12.2 Sea Ice Thickness from Satellite Data and Its Recent Trends in Polar Regions

Thursday, 18 August 2016: 1:45 PM
Madison Ballroom CD (Monona Terrace Community and Convention Center)
Xuanji Wang, CIMSS, Madison, WI; and J. Key

Sea ice thickness provides an integrated measure of changes in the surface energy balance. Sea ice also has profound socio-economic value due to its impact on transportation, hazards, recreation, fisheries, and hunting. With recent developments in remote sensing instrumentation and retrieval methods, it is now possible and practical to estimate sea ice thickness from space using a variety of techniques, each having distinct advantages and disadvantages. To take advantage of the relatively long record of optical (visible, near-infrared, and infrared) satellite data from the Advanced Very High Resolution Radiometer (AVHRR), an energy budget approach for estimating sea and lake ice thickness has been developed. This One-dimensional Thermodynamic Ice Model (OTIM) has exhibited acceptable accuracy and uncertainty when compared to other satellite-derived sea ice thickness datasets such as ICESat and CryoSat-2. These lidar and radar altimeters measure ice elevation (freeboard), from which ice thickness can be estimated. OTIM has been also validated with in situ sea ice thickness measurements and the Pan-Arctic Ice Ocean Modeling and Assimilation System (PIOMAS). All approaches are influenced by uncertainties in the depth of snow on the ice, surface melt, deformation, ice motion, and other factors.

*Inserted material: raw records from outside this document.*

constexpr uint8_t FZ_ALL = 0xFE;
template <int FUSED, bool DENSE>
__global__ __launch_bounds__(256, DENSE ? 4 : 8) void k_rows4(LineIndex L, const long long *__restrict__ sbbase, int eof,
                                               int64_t add, Fast4Hdr *hdr, TermInfo4 *__restrict__ tinfo,
                                               int64_t *__restrict__ table, int64_t table_cap,
                                               uint32_t *__restrict__ qrel, TileQ *__restrict__ tileq,
                                               int64_t *__restrict__ p4s, int64_t p4_cap,
                                               int64_t fz_stride, const uint8_t *__restrict__ fz_phase,
                                               int64_t *__restrict__ fz_qoff)
{
    __shared__ __attribute__((aligned(16))) uint16_t s_ent_all[4][R4_LIST];
    __shared__ uint32_t s_la_all[4][8];
    __shared__ __attribute__((aligned(16))) int32_t s_rows_all[4][64 * 6];
    const int wid = __builtin_amdgcn_readfirstlane((int)(threadIdx.x >> 6)), lane = threadIdx.x & 63;
    const int t = blockIdx.x * 4 + wid;
    if (t >= L.ntiles) return;
    const int attempt = hdr->attempt;
    const long long j0 = hdr->j0;
    const unsigned long long irr0 = hdr->irr_min;
    const unsigned long long term0 = hdr->term_min;
    uint16_t *s_ent = s_ent_all[wid];
    uint32_t *s_la = s_la_all[wid];
    int32_t *s_rows = s_rows_all[wid];
    const int64_t len = L.len();

    const int tn = min(t + 1, L.ntiles - 1);
    const int sb = t / SB_TILES, t0 = sb * SB_TILES;
    const uint16_t *src = L.ent + (int64_t)t * SLOT;
    const uint32_t c_raw = L.cnt[t];
    const uint2 v0 = *reinterpret_cast<const uint2 *>(src + 4 * lane);
    const uint32_t c1_raw = L.cnt[tn];
    const uint2 vla_raw = *reinterpret_cast<const uint2 *>(L.ent + (int64_t)tn * SLOT + 4 * (lane & 1));
    const uint32_t cb_raw = L.cnt[min(t0 + lane, L.ntiles - 1)];
    const long long sbb = sbbase[sb];
    constexpr bool fused = FUSED != 0, in_place = FUSED == 2;
    uint32_t fzph = 0;
    if (fused) fzph = fz_phase[t];
    asm volatile("" ::"v"(c_raw), "v"(v0.x), "v"(v0.y), "v"(c1_raw), "v"(vla_raw.x), "v"(vla_raw.y), "v"(cb_raw),
                 "v"(sbb), "s"(attempt), "s"(j0), "v"(fzph));
    const int c = (int)c_raw;
    const bool have_next = t + 1 < L.ntiles;
    const int c1 = have_next ? (int)c1_raw : 0;
    const uint2 vla = vla_raw;
    const long long ob = sbb + (long long)wave_sum_u32((t0 + lane < t) ? cb_raw : 0u) + L.s;
    if (!attempt) return;
    if (ob - j0 > 0 && ((unsigned long long)((ob - j0) >> 2) > irr0 || (unsigned long long)((ob - j0) >> 2) > (term0 >> 24))) return;
    if (c > SLOT && (!DENSE || fused)) {
        if (lane == 0 && (hdr->irr_min != 0ull || !hdr->dense_seen)) { atomicMin(&hdr->irr_min, 0ull); hdr->dense_seen = 1; }
        return;
    }
    if (fused) {
        const uint32_t want = (uint32_t)(((j0 + 3 - ob) % 4 + 4) % 4);
        const bool wrong = in_place ? (fzph != (uint32_t)FZ_ALL && fzph != want) : (c > 0 && fzph != want);
        if ((wrong || j0 != 0) && lane == 0 && hdr->irr_min != 0ull) atomicMin(&hdr->irr_min, 0ull);
    }
    const int pre = (t == 0 && L.s) ? 1 : 0;
    if (c + pre == 0 && t != 0) return;
    const int64_t tbase = ((int64_t)t << TILE_SHIFT) + L.s;
    const int64_t tb_add = tbase + add;
    const int32_t lim = (int32_t)min(len - tbase, (int64_t)0x7FFFFFF0);
    if (j0 < 0) {
        if (t == 0 && lane == 0) {
            TermInfo4 &ti = tinfo[0];
            for (int i = 0; i < 6; i++) ti.pos[i] = -1;
            ti.status = ST_HEAD_BEG; ti.final_ = 0;
            atomicMin(&hdr->term_min, 0ull);
        }
        return;
    }
    const int ntot = pre + c;
    const int nch = DENSE ? (ntot + SLOT - 1) / SLOT : 1;
    const uint16_t *dsrc = nullptr;
    if (DENSE && c > SLOT) {
        const unsigned long long at = L.ovf[t] & OVF_MASK;
        if (at + (unsigned long long)c > L.pool_cap) {
            if (lane == 0) atomicMin(&hdr->irr_min, 0ull);
            return;
        }
        dsrc = L.pool + at;
    }
    long long kfirst = -1;
    int nrec_tile = 0;
    bool tile_term_done = false;
    uint32_t qrun = 0;
    for (int ch = 0; ch < nch; ch++) {
    const int e_lo = DENSE ? ch * SLOT : 0;
    const int nown = DENSE ? min(SLOT, ntot - e_lo) : ntot;
    const bool sent0 = pre && e_lo == 0;
    const long long obl = ob - pre + e_lo;
    if (DENSE && ch > 0) wave_sync();
    if (DENSE && dsrc) {
        for (int x0 = 8 * lane; x0 < nown; x0 += 512) {
            const int ph = e_lo + x0 - pre;
            if (ph >= 0 && ph + 8 <= c) {
                typedef uint32_t u32x4u __attribute__((ext_vector_type(4), aligned(2)));
                const u32x4u v = *reinterpret_cast<const u32x4u *>(dsrc + ph);
                *reinterpret_cast<uint4 *>(s_ent + x0) = make_uint4(v.x, v.y, v.z, v.w);
            } else {
#pragma unroll
                for (int q = 0; q < 8; q++)
                    if (ph + q >= 0 && ph + q < c) s_ent[x0 + q] = dsrc[ph + q];
            }
        }
    }
    if (sent0) {
        if (lane == 0) {
            const uint8_t b0 = L.n > 0 ? L.d[0] : 0;
            const uint32_t fl = (b0 == '@') ? FL_AT : (b0 == '+') ? FL_PLUS : 0;
            s_ent[0] = (uint16_t)(fl << 14);
        }
        if (!(DENSE && dsrc)) {
            const uint32_t x[4] = {v0.x & 0xFFFFu, v0.x >> 16, v0.y & 0xFFFFu, v0.y >> 16};
#pragma unroll
            for (int i = 0; i < 4; i++)
                if (4 * lane + i < c) s_ent[1 + 4 * lane + i] = (uint16_t)x[i];
        }
    } else if (!(DENSE && dsrc)) {
        *reinterpret_cast<uint2 *>(s_ent + 4 * lane) = v0;
    }
    if (!(DENSE && dsrc))
        for (int i = 256 + lane; i < c; i += 64) {
            s_ent[pre + i] = src[i];
        }
    int nl = nown;
    bool idx_end = false;
    const bool last_ch = !DENSE || ch == nch - 1;
    bool la_simple;
    int32_t la_add = TILE;
    if (last_ch) {
        la_simple = have_next && c1 >= 5 && (c1 <= SLOT || DENSE);
        if (la_simple && (!DENSE || c1 <= SLOT)) {
            if (lane < 2) {
                const uint32_t x[4] = {vla.x & 0xFFFFu, vla.x >> 16, vla.y & 0xFFFFu, vla.y >> 16};
#pragma unroll
                for (int i = 0; i < 4; i++)
                    if (4 * lane + i < 5) {
                        s_la[4 * lane + i] = ((1u << TILE_SHIFT) + (x[i] & OFF_MASK)) | ((x[i] >> 14) << 30);
                        s_ent[nl + 4 * lane + i] = (uint16_t)x[i];
                    }
            }
            nl += 5;
        } else if (la_simple) {
            const unsigned long long at1 = L.ovf[t + 1] & OVF_MASK;
            if (at1 + 5ull <= L.pool_cap) {
                if (lane < 5) {
                    const uint32_t e = L.pool[at1 + lane];
                    s_la[lane] = ((1u << TILE_SHIFT) + (e & OFF_MASK)) | ((e >> 14) << 30);
                    s_ent[nl + lane] = (uint16_t)e;
                }
                nl += 5;
            } else la_simple = false;
        }
    } else {
        la_simple = ntot - (e_lo + nown) >= 5;
        la_add = 0;
        if (la_simple) {
            if (lane < 5) {
                const uint32_t e = dsrc[e_lo + nown - pre + lane];
                s_la[lane] = (e & OFF_MASK) | ((e >> 14) << 30);
                s_ent[nl + lane] = (uint16_t)e;
            }
            nl += 5;
        }
    }
    if (!la_simple) {
        int tt = last_ch ? t + 1 : t, pp = last_ch ? 0 : e_lo + nown - pre, got = 0;
        while (got < 5) {
            if (tt >= L.ntiles) { idx_end = true; break; }
            const int cc = (tt == t) ? c : (int)L.cnt[tt];
            if (cc > SLOT && !DENSE) break;
            if (pp >= cc) { tt++; pp = 0; if (tt - t > 60000) break; continue; }
            const uint16_t *es = L.ent + (int64_t)tt * SLOT;
            if (cc > SLOT) {
                const unsigned long long at1 = L.ovf[tt] & OVF_MASK;
                if (at1 + (unsigned long long)cc > L.pool_cap) break;
                es = L.pool + at1;
            }
            const int take = min(cc - pp, 5 - got);
            if (lane < take) {
                const uint32_t e = es[pp + lane];
                s_la[got + lane] = (((uint32_t)(tt - t) << TILE_SHIFT) + (e & OFF_MASK)) | ((e >> 14) << 30);
            }
            got += take;
            pp += take;
        }
        nl += got;
    }
    wave_sync();

    long long kfirst_ch = -1;
    int nrec_ch = 0;
    {
        long long i0 = (obl >= j0) ? ((4 - ((obl - j0) & 3)) & 3) : (j0 - obl);
        if (i0 < nown) {
            kfirst_ch = (obl + i0 - j0) >> 2;
            nrec_ch = (int)((nown - i0 + 3) >> 2);
            if (kfirst < 0) kfirst = kfirst_ch;
        }
        for (int r0 = 0; r0 < nrec_ch; r0 += 64) {
            const int r = r0 + lane;
            const bool act = r < nrec_ch;
            const int i = (int)i0 + 4 * r;
            int cls = 0;
            bool fin = false;
            int32_t f0 = 0, f1 = 0, f3 = 0, f4 = 0, f5 = 0;
            bool usual = false;
            {
                const int ic = min(i, R4_LIST - 5);
                const uint32_t e0 = s_ent[ic], e1 = s_ent[ic + 1], e2 = s_ent[ic + 2], e3 = s_ent[ic + 3],
                               e4 = s_ent[ic + 4];
                const int32_t x0 = (sent0 && ic == 0) ? -1 : (int32_t)(e0 & OFF_MASK) + ((ic >= nown) ? la_add : 0);
                const int32_t x1 = (int32_t)(e1 & OFF_MASK) + ((ic + 1 >= nown) ? la_add : 0);
                const int32_t x2 = (int32_t)(e2 & OFF_MASK) + ((ic + 2 >= nown) ? la_add : 0);
                const int32_t x3 = (int32_t)(e3 & OFF_MASK) + ((ic + 3 >= nown) ? la_add : 0);
                const int32_t x4 = (int32_t)(e4 & OFF_MASK) + ((ic + 4 >= nown) ? la_add : 0);
                const int32_t qe = x3 + x2 - x1;
                usual = act & (i + 4 < nl) & (la_simple | (i + 4 < nown))
                      & (x1 <= lim - 2)
                      & (((e2 >> 14) & FL_PLUS) != 0) & (x2 >= x1 + 2)
                      & (x2 + 2 < lim) & (x3 <= lim - 2)
                      & !((x3 - x2 - 1 > 1) & (x3 - x2 != x1 - x0))
                      & (qe + 2 < lim)
                      & (((e4 >> 14) & FL_AT) != 0) & (x4 >= qe - 1);
                f0 = x0 + 1; f1 = x1; f3 = x2; f4 = x3 + 1; f5 = qe;
                if (fused && usual && x4 != qe) atomicMin(&hdr->irr_min, (unsigned long long)(kfirst_ch + r));
            }
            if (act && !usual) {
                int64_t p0 = 0, p1 = 0, p3 = 0, p4 = 0, p5 = 0;
                int status = ST_COMPLETE;
                const long long k = kfirst_ch + r;
                const int have = nl - i;
                auto POS = [&](int q) -> int64_t {
                    const int e = i + q;
                    if (e >= nown) return tbase + (int64_t)(s_la[e - nown] & 0x3FFFFFFFu);
                    if (sent0 && e == 0) return (int64_t)0;
                    return tbase + (int64_t)(s_ent[e] & OFF_MASK);
                };
                auto FLG = [&](int q) -> uint32_t {
                    const int e = i + q;
                    return (e >= nown) ? (s_la[e - nown] >> 30) : ((uint32_t)s_ent[e] >> 14);
                };
                const int64_t P0 = POS(0);
                p0 = P0 + 1; p1 = p3 = p4 = p5 = -1;
                if (have < 2) { cls = idx_end ? 2 : 1; status = ST_HEAD_END; }
                else {
                    const int64_t P1 = POS(1);
                    if (P1 > len - 2) { cls = 2; status = ST_HEAD_END; }
                    else {
                        p1 = P1;
                        if (have < 3) { cls = idx_end ? 2 : 1; status = ST_SEQ_END; }
                        else {
                            const int64_t P2 = POS(2);
                            if (!(FLG(2) & FL_PLUS) || P2 < P1 + 2) cls = 1;
                            else {
                                p3 = P2;
                                if (P2 + 2 >= len) { cls = 2; status = ST_QUALHEAD_END; }
                                else if (have < 4) { cls = idx_end ? 2 : 1; status = ST_QUALHEAD_END; }
                                else {
                                    const int64_t P3 = POS(3);
                                    if (P3 > len - 2) { cls = 2; status = ST_QUALHEAD_END; }
                                    else if ((P3 - P2 - 1 > 1) && (P3 - P2 != P1 - P0)) { cls = 2; status = ST_INVALID; }
                                    else {
                                        p4 = P3 + 1;
                                        const int64_t qe = p4 + P2 - P1 - 1;
                                        if (qe + 2 >= len) {
                                            cls = 2; status = ST_QUAL_END;
                                            if (eof && qe < len) { p5 = qe; fin = true; }
                                        } else {
                                            p5 = qe;
                                            if (have < 5) cls = idx_end ? 3 : 1;
                                            else if (!(FLG(4) & FL_AT) || POS(4) < qe - 1) cls = 1;
                                        }
                                    }
                                }
                            }
                        }
                    }
                }
                if (fused && (cls == 0 || cls == 3 || (cls == 2 && fin)) && !(have >= 5 && POS(4) == p5)) cls = 1;
                {
                    const unsigned long long im = __ballot(cls == 1);
                    if (cls == 1 && lane == __ffsll((long long)im) - 1 &&
                        (unsigned long long)k < __hip_atomic_load(&hdr->irr_min, __ATOMIC_RELAXED, __HIP_MEMORY_SCOPE_AGENT))
                        atomicMin(&hdr->irr_min, (unsigned long long)k);
                }
                if (cls == 2 || cls == 3) {
                    const unsigned long long kk = (unsigned long long)(cls == 3 ? k + 1 : k);
                    const unsigned long long mine = (kk << 24) | (unsigned long long)(t & 0xFFFFFF);
                    if (mine < __hip_atomic_load(&hdr->term_min, __ATOMIC_RELAXED, __HIP_MEMORY_SCOPE_AGENT)) atomicMin(&hdr->term_min, mine);
                }
                f0 = (int32_t)(p0 - tbase); f1 = (int32_t)(p1 - tbase); f3 = (int32_t)(p3 - tbase);
                f4 = (int32_t)(p4 - tbase); f5 = (int32_t)(p5 - tbase);
                const unsigned long long tm = __ballot(cls == 2 || cls == 3);
                if (tm != 0ull && !tile_term_done && lane == __ffsll((long long)tm) - 1) {
                    TermInfo4 ti;
                    if (cls == 3) {
                        for (int q = 0; q < 6; q++) ti.pos[q] = -1;
                        ti.status = ST_HEAD_BEG; ti.final_ = 0;
                    } else {
                        ti.pos[0] = p0; ti.pos[1] = p1; ti.pos[2] = (p1 >= 0) ? p1 + 1 : -1;
                        ti.pos[3] = p3; ti.pos[4] = p4; ti.pos[5] = p5;
                        ti.status = status; ti.final_ = fin ? 1 : 0;
                    }
                    tinfo[t] = ti;
                }
            }
            if (__ballot(act && (cls == 2 || cls == 3)) != 0ull) tile_term_done = true;
            const bool emit = act && (cls == 0 || cls == 3 || (cls == 2 && fin));
            if (in_place) {
                if (emit && kfirst_ch + r < p4_cap) fz_qoff[kfirst_ch + r] = ((long long)t << TILE_SHIFT) + f4;
            } else if (fused) {
                const uint32_t ql = emit ? (uint32_t)(f5 - f4) : 0u;
                const uint32_t incl = wave_incl_scan(ql);
                if (emit && kfirst_ch + r < p4_cap) {
                    const int32_t x3 = f4 - 1;
                    long long q = ((long long)t + (x3 >> TILE_SHIFT)) * fz_stride;
                    if (x3 < TILE) {
                        int32_t head = 0;
                        const int e0 = (int)i0 - pre;
                        if (kfirst_ch > 0 && e0 >= 1)
                            head = (int32_t)(s_ent[e0 + pre] & OFF_MASK) - (int32_t)(s_ent[e0 - 1 + pre] & OFF_MASK) - 1;
                        q += head + (long long)(qrun + incl - ql);
                    }
                    fz_qoff[kfirst_ch + r] = q;
                }
                qrun += (uint32_t)__shfl((int)incl, 63);
            } else if (qrel) {
                const uint32_t ql = emit ? (uint32_t)(f5 - f4) : 0u;
                const uint32_t incl = wave_incl_scan(ql);
                if (act && kfirst_ch + r < p4_cap) qrel[kfirst_ch + r] = qrun + incl - ql;
                if (emit && kfirst_ch + r < p4_cap) p4s[kfirst_ch + r] = tb_add + f4;
                qrun += (uint32_t)__shfl((int)incl, 63);
            }
            int2 *mine = reinterpret_cast<int2 *>(s_rows + lane * 6);
            mine[0] = make_int2(f0, f1); mine[1] = make_int2(f1 + 1, f3); mine[2] = make_int2(f4, f5);
            wave_sync();
            const unsigned long long em = __ballot(emit);
            const int64_t rowbase = kfirst_ch + r0;
            const int2 *srcr = reinterpret_cast<const int2 *>(s_rows);
            longlong2 *dst = reinterpret_cast<longlong2 *>(table + rowbase * 6);
#pragma unroll
            for (int u = 0; u < 3; u++) {
                const int q = lane + u * 64;
                const int row = q / 3;
                if (((em >> row) & 1ull) && rowbase + row < table_cap) {
                    typedef long long i64x2 __attribute__((ext_vector_type(2)));
                    const int2 vv = srcr[q];
                    i64x2 t; t.x = tb_add + vv.x; t.y = tb_add + vv.y;
                    __builtin_nontemporal_store(t, reinterpret_cast<i64x2 *>(dst + q));
                }
            }
            wave_sync();
        }
    }
    nrec_tile += nrec_ch;
    }
    if (qrel && lane == 0 && nrec_tile > 0) tileq[t] = TileQ{kfirst, nrec_tile, qrun};
}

In this study we present and inter-compare sea ice thickness products from OTIM, ICESat, CryoSat-2, PIOMAS, and IceBridge aircraft. The comparisons are done over the Arctic Ocean for the period of overlap between all datasets. Additionally, OTIM is applied to 33 years of AVHRR Polar Pathfinder-Extended (APP-x) data, 1982-2015, to generate sea ice thickness for both the Arctic and Antarctic. Given the significant changes in sea ice cover in recent decades, we address the question of how sea ice thickness and volume have changed. Possible relationships with the Arctic Oscillation, North Atlantic Oscillation, and the Cyclone Activity Index (CAI) will also be discussed.